Do you know how much is your retirement income and where it comes from? Have you figured out if you have enough savings to cover your expenses in retirement?
When you’re in your 30’s or 40’s, the idea of retirement is far away. But when you’re in your 50’s and 60’s, the retirement is around the corner and not a theory anymore. You need to understand how much you will receive from Social Security or pension (if you’re a lucky one). You need to calculate the balances on your retirement accounts like 401(k), IRAs, Roth IRAs. Also, you need to figure out how much you will be able to withdraw each month.
When you retire and stop receiving a steady paycheck, you need to learn how to generate retirement income to pay for your expenses. Some of your income will come from Social Security, but the rest should come from your nest egg.
Recently I read a lot about the bucket strategy for retirement income. This strategy becomes popular and got discussed among many financial experts. With this strategy, you will divide your saved money between several buckets – investment portfolios. Each bucket or portfolio will be divided based on the time when you need money, asset allocation, and other goals.
The benefits of a bucket strategy:
The major benefit of the bucket strategy is simplicity.
I think dividing your savings into smaller portfolios or buckets with specific goals will help to manage them better than one big account. With the traditional 4% rule of thumb approach, you will generate retirement income by systematically withdrawing money from one big account.
You might lose money if you’re forced to sell your investments to get cash in the stock market downturn. But using the bucket strategy approach, you will keep some money in cash for the current expenses and leave the rest of them to grow for the future.

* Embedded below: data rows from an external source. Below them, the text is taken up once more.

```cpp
int make_streams(sina_hip_ctx *c) {
    SH_CHECK(hipStreamCreateWithFlags(&c->stream, hipStreamNonBlocking));
    SH_CHECK(hipStreamCreateWithFlags(&c->stream_dp, hipStreamNonBlocking));
    return 0;
// ... 123 lines not shown

    const uint64_t tb_budget_cells = tb_plane_budget(c) / tb_cell_bytes(forbid);
    const uint32_t slots = dp_wave_slots(c, pl.geom.B);
    const uint32_t range_q = (uint32_t)strtoul(test_knob("dp_range_q").c_str(), nullptr, 10);
    auto nodes_of = [&](uint32_t q) { return g->node_off[q + 1] - g->node_off[q]; };
    HostPrep hp;
    for (uint32_t q0 = qa, q1; q0 < qb; q0 = q1) {
        q1 = dbg ? q0 + 1 : dp_cut_range(nodes_of, q0, qb, Lp, tb_budget_cells, slots);
        if (range_q != 0) q1 = std::min(q1, q0 + range_q);
        if (prep_range(g, qoff, q0, q1, Lp, pl.W, &hp, pp.on ? pp.kappa64 : 0.f, spill_q)) return 1;
        const uint32_t bq = q1 - q0;
        const uint64_t nbase = g->node_off[q0], nn = g->node_off[q1] - nbase;
        const uint64_t ebase = g->edge_off[q0], ne = g->edge_off[q1] - ebase;
        const uint64_t qbase = qoff[q0], nqm = qoff[q1] - qbase;
        if (c->qd.reserve(sizeof(QDesc) * bq) || c->rec.reserve(sizeof(uint4) * nn) || c->node_pos.reserve(4 * nn) ||
            c->pred.reserve(4 * std::max<uint64_t>(ne, 1)) || c->succ_minpos.reserve(4 * nn) ||
            c->qmask.reserve(nqm) || (pp.on && c->rgain.reserve(8 * nn)))
            return 1;
        hipStream_t s = c->stream;
        SH_CHECK(hipMemcpyAsync(c->qd.p, hp.qd.data(), sizeof(QDesc) * bq, hipMemcpyHostToDevice, s));
        SH_CHECK(hipMemcpyAsync(c->rec.p, hp.rec.data(), sizeof(uint4) * nn, hipMemcpyHostToDevice, s));
        SH_CHECK(hipMemcpyAsync(c->node_pos.p, g->node_pos + nbase, 4 * nn, hipMemcpyHostToDevice, s));
        if (ne) SH_CHECK(hipMemcpyAsync(c->pred.p, hp.pred.data(), 4 * ne, hipMemcpyHostToDevice, s));
        if (g->succ_minpos)
            SH_CHECK(hipMemcpyAsync(c->succ_minpos.p, g->succ_minpos + nbase, 4 * nn, hipMemcpyHostToDevice, s));
        SH_CHECK(hipMemcpyAsync(c->qmask.p, qmask + qbase, nqm, hipMemcpyHostToDevice, s));
        PrunePlan pp_launch = pp;
        if (!hp.rgain_ok) pp_launch.on = 0;
        if (pp.on) SH_CHECK(hipMemcpyAsync(c->rgain.p, hp.rgain.data(), 8 * nn, hipMemcpyHostToDevice, s));
        if (profile_batch) {
            if (!g->self_score16) SH_FAIL("align_graphs: node_score16 without self_score16");
            if (weighted_scheme(p)) SH_FAIL("align_graphs: a profile batch takes no positional weights (scoring_scheme_profile)");
            if (c->prof16.reserve(64 * std::max<uint64_t>(nn, 1)) || c->self16.reserve(64)) return 1;
            SH_CHECK(hipMemcpyAsync(c->prof16.p, g->node_score16 + 16 * nbase, 64 * nn, hipMemcpyHostToDevice, s));
            SH_CHECK(hipMemcpyAsync(c->self16.p, g->self_score16, 64, hipMemcpyHostToDevice, s));
        }
        DpLaunch l;
        l.qd = hp.qd.data();
// ... 360 lines not shown
```

### sina_amd/csrc/common.h

```cpp
#pragma once

#include <hip/hip_runtime.h>
#include <stdint.h>

#include <algorithm>
#include <atomic>
#include <mutex>
#include <string>
#include <vector>

#include <cstdio>
#include <cstdlib>
#include <ctime>

#include "sina_hip.h"

namespace sina_hip {

void set_error(const std::string &msg);
void set_limit_error(const std::string &msg);

inline std::string test_knob(const char *key) {
    const char *e = getenv("SINA_HIP_TEST");
    if (!e) return std::string();
// ... 115 lines not shown

struct QDesc {
    uint64_t node_off;
    uint64_t edge_off;
    uint64_t q_off;
    uint64_t tb_off;
    uint64_t spill_off;
    uint32_t N, L;
    uint32_t n_spill;
    uint32_t erec_off;
    uint32_t first_sink;
    uint32_t gmin;
};
static_assert(sizeof(QDesc) == 64, "uploaded as an array");

constexpr uint32_t kRecSink = 1u << 16;
constexpr uint32_t kRecFence = 1u << 17;
constexpr int kRecDistShift = 18;
constexpr uint32_t kRecDistFar = 63u;
constexpr uint32_t kRowNone = 0xFFFFFFFFu;
constexpr uint32_t kRowSpilled = 0x80000000u;
constexpr uint32_t kPredSpilled = 0x80000000u;
constexpr uint32_t kMaxSpillRows = 32768;
constexpr int kFarLds = 192;
__host__ __device__ inline uint32_t dp_slot_segment(uint32_t n_rows) {
    const uint32_t s = (n_rows + 15u) / 16u;
    return s < 256u ? 256u : s;
}

struct EdgeRec {
// ... 72 lines not shown
    const uint2 *reach;
    int prune;
    float prune_rho;
    uint32_t prune_amax;
    float scout_bias;
    float *scout_u;
    const uint16_t *chain_rows;
    const uint32_t *chain_sizes;
    uint32_t chain_ncap;
};

struct BtArgs {
    const QDesc *qd;
    const uint4 *rec;
    const uint32_t *pred;
    const uint32_t *node_pos;
    const void *tb;
    const DpResult *res;
    const float *weights;
    uint32_t n_weights;
    const uint32_t *wset;
    sina_hip_align_out *out;
    uint32_t *out_pos;
    uint32_t nq, width, Lp;
    float ms;
    int overhang;
    int lazy_sidx;
    const uint8_t *qmask;
    int lowercase;
    uint32_t asm_cap;
// ... 55 lines not shown
```

### sina_amd/csrc/ctx.h

```cpp
#pragma once

#include <atomic>
#include <algorithm>
#include <condition_variable>
#include <cmath>
#include <cstring>

#include "dp_plan.h"
#include "identity_plan.h"

struct sina_hip_store {
    sina_hip::DevBuf ref_ab, ref_off, idx_off, idx_ids;
    std::vector<uint64_t> ref_off_host;
    std::atomic<bool> ref_off_host_ready{false};
    uint32_t n_refs = 0, width = 0, k = 0, nofast = 0;
    uint64_t n_postings = 0, total_bases = 0;
    bool have_refs = false, have_index = false;
    sina_hip::DevBuf dense_id, dense_bits;
    uint32_t n_dense = 0, dense_words = 0;
    std::atomic<bool> dense_ready{false};
    sina_hip::DevBuf name_rank, name_inv;
    bool have_name_order = false;
    sina_hip::DevBuf pair_ent;
    uint32_t n_pair_ent = 0;
// ... 90 lines not shown

struct sina_hip_ctx {
    int device = 0;
    int n_cu = 256;
    hipStream_t stream = nullptr;
    hipStream_t stream_dp = nullptr;
    std::mutex mu;
    hipEvent_t ev[14];

    sina_hip_store *st = nullptr;
    bool owns_store = false;

    sina_hip::DevBuf qd, order, rec, node_pos, pred, succ_minpos, qmask, spill, edge, res, weights, out, out_pos, dbg;
    sina_hip::DevBuf prof16, self16;
    sina_hip::DevBuf rgain;
    sina_hip::DevBuf wset;
    sina_hip::DevBuf wide_in, wide_planes;
    uint64_t path_queries[sina_hip::kNumSlowPaths] = {};
    sina_hip::KernelUse use[sina_hip::kNumKernelUse];
    sina_hip::DevBuf k_big_keys, k_big_tmp;
    sina_hip::DevBuf scout, scout_u;
    sina_hip::HostBuf h_res;
    void *last_tb = nullptr;
    bool last_scout = false;
    uint32_t last_bq = 0, last_prune_step = 0;
    uint32_t last_kernel = 0;
    sina_hip::DevBuf k_qoff, k_scores, k_out_ids, k_out_scores, k_out_n, k_tmp0, k_tmp1, k_tmp2;
    sina_hip::DevBuf g_fam_ids, g_fam_off, g_tmp0, g_tmp1, g_tmp2, g_tmp3, g_sizes, g_wtab;
    sina_hip::DevBuf s_qab, s_qoff, s_cand, s_coff, s_out;
    sina_hip::DevBuf m_out, m_n;
    sina_hip::DevBuf r_keys, r_ids, r_scores, r_n, r_flag, r_cnt;
    sina_hip::InplaceCount inplace[sina_hip::kNumInplace] = {{24, sina_hip::kUsePairsInplace, 12},
                                                             {sina_hip::identity_row_bytes(1), sina_hip::kUseIdentityInplace, 13}};
    sina_hip::HostBuf h_out, h_out_pos;
    sina_hip::HostBuf h_stage[12];
    float wtab_fs_weight = NAN;
    uint32_t prof_ncap = 0;

    size_t lds_budget = 0;

    static constexpr int kNumScratch = 50;
    static_assert(kNumScratch <= 64, "sina_hip_store::cap_hint is too short");
    void scratch(sina_hip::DevBuf **all) {
        sina_hip::DevBuf *list[kNumScratch] = {&qd, &rec, &node_pos, &pred, &succ_minpos, &qmask, &spill, &res,
                                               &weights, &out, &out_pos, &k_qoff, &k_scores, &k_out_ids,
                                               &k_out_scores, &k_out_n, &k_tmp0, &k_tmp1, &k_tmp2, &g_fam_ids,
                                               &g_fam_off, &g_tmp0, &g_tmp1, &g_tmp2, &g_tmp3, &g_sizes, &g_wtab, &order,
                                               &s_qab, &s_qoff, &s_cand, &s_coff, &s_out, &edge, &prof16, &self16, &rgain,
                                               &scout, &scout_u, &wset, &m_out, &m_n, &r_keys, &r_ids, &r_scores, &r_n, &r_flag,
                                               &r_cnt, &inplace[sina_hip::kInplacePairs].rows, &inplace[sina_hip::kInplaceIdentity].rows};
        for (int i = 0; i < kNumScratch; i++) all[i] = list[i];
    }
    void publish_hints() {
        sina_hip::DevBuf *all[kNumScratch];
        scratch(all);
        for (int i = 0; i < kNumScratch; i++) {
            size_t seen = st->cap_hint[i].load(std::memory_order_relaxed);
            while (all[i]->cap > seen && !st->cap_hint[i].compare_exchange_weak(seen, all[i]->cap, std::memory_order_relaxed)) {
            }
        }
    }
    void bind_hints() {
        sina_hip::DevBuf *all[kNumScratch];
        scratch(all);
        for (int i = 0; i < kNumScratch; i++) all[i]->hint = &st->cap_hint[i];
        for (int i = 0; i < sina_hip::kNumInplace; i++) inplace[i].hint = &st->inplace_rows_hint[i];
    }
    int prewarm(int kind) {
        sina_hip::DevBuf *search[] = {&k_qoff, &k_scores, &k_out_ids, &k_out_scores, &k_out_n, &k_tmp0, &k_tmp1, &k_tmp2, &qmask,
                                      &s_qab, &r_keys, &r_ids, &r_scores, &r_n, &r_flag, &r_cnt};
        sina_hip::DevBuf *align[] = {&qd, &order, &rec, &node_pos, &pred, &succ_minpos, &qmask, &spill, &edge, &res, &weights, &out,
                                     &out_pos, &g_fam_ids, &g_fam_off, &g_tmp0, &g_tmp1, &g_tmp2, &g_tmp3, &g_sizes, &g_wtab, &rgain, &scout, &scout_u,
                                     &prof16, &self16, &wset, &inplace[sina_hip::kInplacePairs].rows, &inplace[sina_hip::kInplaceIdentity].rows};
        sina_hip::DevBuf *compare[] = {&s_qab, &s_qoff, &s_cand, &s_coff, &s_out, &m_out, &m_n, &r_keys, &r_ids, &r_scores, &r_n, &r_flag, &r_cnt};
        sina_hip::DevBuf **list = kind == 0 ? search : (kind == 1 ? align : compare);
        const size_t n = kind == 0 ? sizeof search / sizeof *search : (kind == 1 ? sizeof align / sizeof *align : sizeof compare / sizeof *compare);
        for (size_t i = 0; i < n; i++) {
            const size_t want = list[i]->hint ? list[i]->hint->load(std::memory_order_relaxed) : 0;
            if (want > list[i]->cap && list[i]->reserve_exact(want)) return 1;
        }
        for (auto &ic : inplace)
            if (kind == 1 && ic.h_rows.reserve(ic.hint->load(std::memory_order_relaxed))) return 1;
        return 0;
    }
    void free_all() {
        if (st && st->wedged.load(std::memory_order_relaxed)) return;
// ... 379 lines not shown
```

### sina_amd/csrc/dp_launch.hip

```cpp
#include <algorithm>
#include <cmath>
#include <cstdlib>
#include <cstring>

#include "common.h"
#include "ctx.h"

namespace sina_hip {

bool pick_geom(uint32_t maxL, DpGeom *g) {
    int t = 0, b = 0;
    if (const std::string ov = test_knob("geom"); ov.empty() || sscanf(ov.c_str(), "%d,%d", &t, &b) != 2) t = b = 0;
    return dp_geom_for(maxL, t, b, g);
}

int plan_dp(sina_hip_ctx *c, uint32_t maxL, DpPlan *pl) {
    DpGeom g;
    if (!pick_geom(maxL, &g)) SH_FAIL_LIMIT("align: query longer than SINA_HIP_MAX_QUERY_LEN bases");
    dp_ring_plan(g, c->lds_budget, pl);
    if (pl->W < 1) SH_FAIL("align: LDS cannot hold one DP row");
    return 0;
}

PrunePlan prune_plan(const sina_hip_align_params *p, float wmax, float wmin, uint32_t maxL, bool profile_batch) {
// ... 78 lines not shown
    }
    a->ms = -p->match_score;
    a->mms = -p->mismatch_score;
    a->gp = p->gap_penalty;
    a->gpe = p->gap_ext_penalty;
    a->prof16 = l.profile_batch ? c->prof16.as<float>() : nullptr;
    c->last_bq = l.bq;
    c->last_prune_step = pp.on ? pp.amax : 0u;
    a->reach = pp.on ? c->rgain.as<uint2>() : nullptr;
    a->prune = pp.on;
    a->prune_amax = pp.amax;
    a->below_init = (!weighted && !forbid && dp_below_init(sums.max_n, a->gp, a->gpe)) ? 1 : 0;
    b->qd = a->qd;
    b->rec = a->rec;
    b->pred = a->pred;
    b->node_pos = a->node_pos;
    b->res = a->res;
    b->weights = a->weights;
    b->n_weights = a->n_weights;
    b->wset = a->wset;
    b->out = c->out.as<sina_hip_align_out>();
    b->out_pos = c->out_pos.as<uint32_t>();
    b->nq = l.bq;
    b->width = l.width;
    b->Lp = (uint32_t)pl.geom.Lp();
    b->ms = a->ms;
    b->overhang = p->overhang;
    b->lazy_sidx = forbid ? 0 : 1;
    b->qmask = a->qmask;
    b->lowercase = p->lowercase;
// ... 267 lines not shown
```

### sina_amd/csrc/dp_plan.h

```cpp
#pragma once

#include <cassert>
#include <cmath>
#include <cstring>
#include <string_view>
#include <unordered_map>

#include "common.h"

namespace sina_hip {

enum DpKernelKind : uint32_t {
    kDpKernelNone = SINA_DP_KERNEL_NONE,
    kDpKernelSimple = SINA_DP_KERNEL_SIMPLE,
    kDpKernelSimpleSkip = SINA_DP_KERNEL_SIMPLE_SKIP,
    kDpKernelGenericBelow = SINA_DP_KERNEL_GENERIC_BELOW,
    kDpKernelGeneric = SINA_DP_KERNEL_GENERIC,
    kDpKernelWeighted = SINA_DP_KERNEL_WEIGHTED,
    kDpKernelForbid = SINA_DP_KERNEL_FORBID,
    kDpKernelWeightedForbid = SINA_DP_KERNEL_WEIGHTED_FORBID,
};
inline DpKernelKind dp_kernel_kind(bool weighted, bool forbid, bool below_init, float gp, float gpe, bool generic_only,
                                   bool profile_batch, bool prune_on, uint32_t n_strips) {
    if (!weighted && !forbid && below_init && gp >= gpe && !generic_only && !profile_batch)
// ... 203 lines not shown
    std::nth_element(ratios.begin(), ratios.begin() + (std::ptrdiff_t)at, ratios.end());
    const float rho_guard_seen = ratios[at] - 0.015f;
    if (!(rho_seen > 0.f)) return;
    *rho = rho_seen < *rho ? rho_seen : 0.5f * (*rho + rho_seen);
    *rho = std::min(0.99f, std::max(0.05f, *rho));
    *rho_guard = rho_guard_seen < *rho_guard ? rho_guard_seen : 0.5f * (*rho_guard + rho_guard_seen);
    *rho_guard = std::min(0.99f, std::max(0.05f, *rho_guard));
}

struct HostPrep {
    std::vector<QDesc> qd;
    std::vector<uint4> rec;
    std::vector<uint2> rgain;
    bool rgain_ok = true;
    std::vector<uint32_t> pred;
    std::vector<uint32_t> last;
};
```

Here is the 3 buckets strategy to generate retirement income:
This bucket strategy plan is based on 3 different phases of retirement:
Bucket 1 – 1 to 5 years of retirement
The first 5 years of your retirement will be the most active. It’s often called “go-go” years.

Most of the time you’ll stay active, and you might be even still working part-time. People entering retirement today are more active and adventurous. In this phase, many retirees splurge themselves on exploring the world, buying a vacation home, a new car or even a boat.
Depending on where you currently live and the cost of living in your area, you might want to relocate to a warmer and sunnier place. The relocation usually comes with an additional coast of buying or renting, moving the furniture and belongings and renovating or upgrading the new place. The first 5 years of your retirement might be expensive, and you will need to have enough income to cover all additional expenses.
When you retire, you’ll likely spend more than you ever have before. The good advice is to hold back on big spending and stick to your budget. You don’t want quickly to blow through your savings like there is no tomorrow. The bucket strategy approach will help you to stick to your budget and provide income for those fun years.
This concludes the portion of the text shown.